Hedging your investments explained

What is hedging?

Hedging is a strategy that helps an investor reduce the risks he or she takes on an investment. Normally, a hedge consists of taking an offsetting position in a related security, such as a futures contract and put option which are the two most common forms.

Think of hedging similar as to your house insurance, which is purchased as a protection  against loss of your home. Although it doesn’t protect you against all losses. It prevents you from completely losing your investment.

Hedging works the same way but in reality it is much more complicated than just buying an insurance.

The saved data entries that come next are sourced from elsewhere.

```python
# ... 232 lines not shown
```

splatco_amd/csrc/binning.hip:

```cpp
#include "wg.h"

namespace scr {

__global__ void __launch_bounds__(1024) plan_scan_kernel(uint32_t nblk, uint32_t* __restrict__ block_sums,
                                                         unsigned long long* __restrict__ total,
                                                         uint32_t tiles, const uint32_t* __restrict__ tile_count,
                                                         uint32_t* __restrict__ ranges,
                                                         uint32_t* __restrict__ cursor,
                                                         volatile unsigned long long* mailbox,
                                                         unsigned long long seq) {
    __shared__ uint32_t lds[1024 / WAVE + 1];
    __shared__ unsigned long long wide[1024 / WAVE];
    if (blockIdx.x == 0) {
        unsigned long long carry = 0, mine = 0;
        for (uint32_t base = 0; base < nblk; base += 1024) {
            uint32_t i = base + threadIdx.x;
            uint32_t v = i < nblk ? block_sums[i] : 0u, tot;
            uint32_t ex = block_exclusive_scan<1024>(v, lds, tot);
            if (i < nblk) block_sums[i] = (uint32_t)carry + ex;
            carry += tot;
            mine += v;
        }
#pragma unroll
        for (int d = WAVE / 2; d > 0; d >>= 1) mine += (unsigned long long)__shfl_down((long long)mine, d, WAVE);
// ... 175 lines not shown
}
template <int E, int K>
__device__ __forceinline__ void bitonic_network(uint32_t (&klo)[E], uint32_t (&khi)[E], int lane) {
    bitonic_stage<E, K, K / 2>(klo, khi, lane);
    if constexpr (K < 64 * E) bitonic_network<E, K * 2>(klo, khi, lane);
}

constexpr int WAVE_SORT_MAX = 1024;

struct FinalLists {
    const uint2* gm_base;
    uint32_t* point_list;
    uint32_t* gm_index;
    uint8_t* qmask;
    int tx, ty;
    __device__ __forceinline__ void write(uint32_t i, uint32_t klo) const {
        const uint32_t id = klo >> 4;
        point_list[i] = id;
        qmask[i] = (uint8_t)(klo & 15u);
        if (gm_index) {
            const uint2 b = gm_base[id];
            gm_index[i] = b.x + (uint32_t)ty * b.y + (uint32_t)tx;
        }
    }
    template <int U, typename GetK>
    __device__ __forceinline__ void write_batch(uint32_t lo, uint32_t e0, uint32_t stride, uint32_t cnt, GetK getk) const {
        uint32_t k[U];
        uint2 b[U];
#pragma unroll
        for (int u = 0; u < U; ++u) {
            const uint32_t e = e0 + (uint32_t)u * stride;
            k[u] = e < cnt ? getk(e, u) : 0u;
        }
        if (gm_index) {
#pragma unroll
            for (int u = 0; u < U; ++u) b[u] = gm_base[k[u] >> 4];
        }
        __builtin_amdgcn_sched_barrier(0);
#pragma unroll
        for (int u = 0; u < U; ++u) {
            const uint32_t e = e0 + (uint32_t)u * stride;
            if (e < cnt) {
                point_list[lo + e] = k[u] >> 4;
                qmask[lo + e] = (uint8_t)(k[u] & 15u);
                if (gm_index) gm_index[lo + e] = b[u].x + (uint32_t)ty * b[u].y + (uint32_t)tx;
            }
        }
    }
};

template <int E>
__device__ __forceinline__ void wave_sort_regs(uint32_t n, const unsigned long long* __restrict__ keys,
                                               uint32_t (&klo)[E], uint32_t (&khi)[E]) {
    const int lane = threadIdx.x & 63;
#pragma unroll
    for (int e = 0; e < E; ++e) {
        const uint32_t i = (uint32_t)e * 64 + lane;
        const unsigned long long v = i < n ? keys[i] : ~0ull;
        klo[e] = (uint32_t)v;
        khi[e] = (uint32_t)(v >> 32);
    }
    bitonic_network<E, 2>(klo, khi, lane);
}

template <int E, bool FINAL>
__device__ __forceinline__ void wave_sort(uint32_t n, unsigned long long* __restrict__ keys, uint32_t lo,
                                          const FinalLists& fl, uint32_t* __restrict__ tr) {
    const int lane = threadIdx.x & 63;
    uint32_t klo[E], khi[E];
    wave_sort_regs<E>(n, keys, klo, khi);
    auto transpose = [&](uint32_t (&w)[E]) {
        __syncthreads();
#pragma unroll
        for (int e = 0; e < E; ++e) tr[lane * (E + 1) + e] = w[e];
        __syncthreads();
#pragma unroll
        for (int e = 0; e < E; ++e) {
            const int p = e * 64 + lane;
            w[e] = tr[p + p / E];
        }
    };
    transpose(klo);
    if (!FINAL) transpose(khi);
    if (FINAL) {
        fl.template write_batch<E>(lo, (uint32_t)lane, 64u, n, [&](uint32_t, int u) { return klo[u]; });
    } else {
#pragma unroll
        for (int e = 0; e < E; ++e) {
            const uint32_t i = (uint32_t)e * 64 + lane;
            if (i < n) keys[i] = ((unsigned long long)khi[e] << 32) | klo[e];
        }
    }
}

__device__ __forceinline__ int split_slot(int p) { return p + (p >> 3); }
constexpr int SPLIT_SLOTS = WAVE_SORT_MAX + WAVE_SORT_MAX / 8;
template <int EA, int EB>
__device__ __forceinline__ void wave_sort_split(uint32_t n, const unsigned long long* __restrict__ keys, uint32_t lo,
                                                const FinalLists& fl, unsigned long long* __restrict__ mb) {
    constexpr int NA = 64 * EA, NB = 64 * EB, PER = EA + EB;
    const int lane = threadIdx.x & 63;
    {
        uint32_t klo[EA], khi[EA];
        wave_sort_regs<EA>(NA, keys, klo, khi);
#pragma unroll
        for (int e = 0; e < EA; ++e) mb[split_slot(lane * EA + e)] = ((unsigned long long)khi[e] << 32) | klo[e];
    }
    {
        uint32_t klo[EB], khi[EB];
        wave_sort_regs<EB>(n - NA, keys + NA, klo, khi);
#pragma unroll
        for (int e = 0; e < EB; ++e) mb[split_slot(NA + lane * EB + e)] = ((unsigned long long)khi[e] << 32) | klo[e];
    }
// ... 17 lines not shown
            outk[k] = (uint32_t)(takeA ? x : y);
            if (takeA) {
                ++ia;
                x = ia < (uint32_t)NA ? keyA(ia) : ~0ull;
            } else {
                ++ib;
                y = ib < (uint32_t)NB ? keyB(ib) : ~0ull;
            }
        }
    }
    __syncthreads();
    uint32_t* tr = (uint32_t*)mb;
#pragma unroll
    for (int k = 0; k < PER; ++k) tr[lane * (PER + 1) + k] = outk[k];
    __syncthreads();
    fl.template write_batch<PER>(lo, (uint32_t)lane, 64u, n, [&](uint32_t i, int) { return tr[i + i / PER]; });
}
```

We will use an example to show you how it works:

John wants to invest in XYZ Inc. But he is unsure of how the business is going to perform in the short term although he believes in the company in the long run. He purchases a put option (which is a derivative) on the company. This gives him the rights but not the obligation to sell his stocks at a predetermined specific price (strike price) therefore avoiding market fluctuations. This is not considered a loss as his stocks will be garanteed to sell at this predetermined put option price.

Let’say for example that he bought the stock for $40. Bought a put option at $30.The stock price falls to $20. He will be able to sell his stock at $30. His loss will be reduced by the gain in the put option. This strategy is called a married put.

A perfect hedge reduces your risk to nothing (except for the cost of the hedge) meaning that it will eliminate all the market risk from a portfolio. It will require a 100% correlation which makes it very rare.

Hedging is used as a way to protect an investment from losses and by no means to make money.

Before deciding to use hedging, you must asks yourself if the benefits are worth the costs. Remember that a hedge is not free and you will have to pay a price.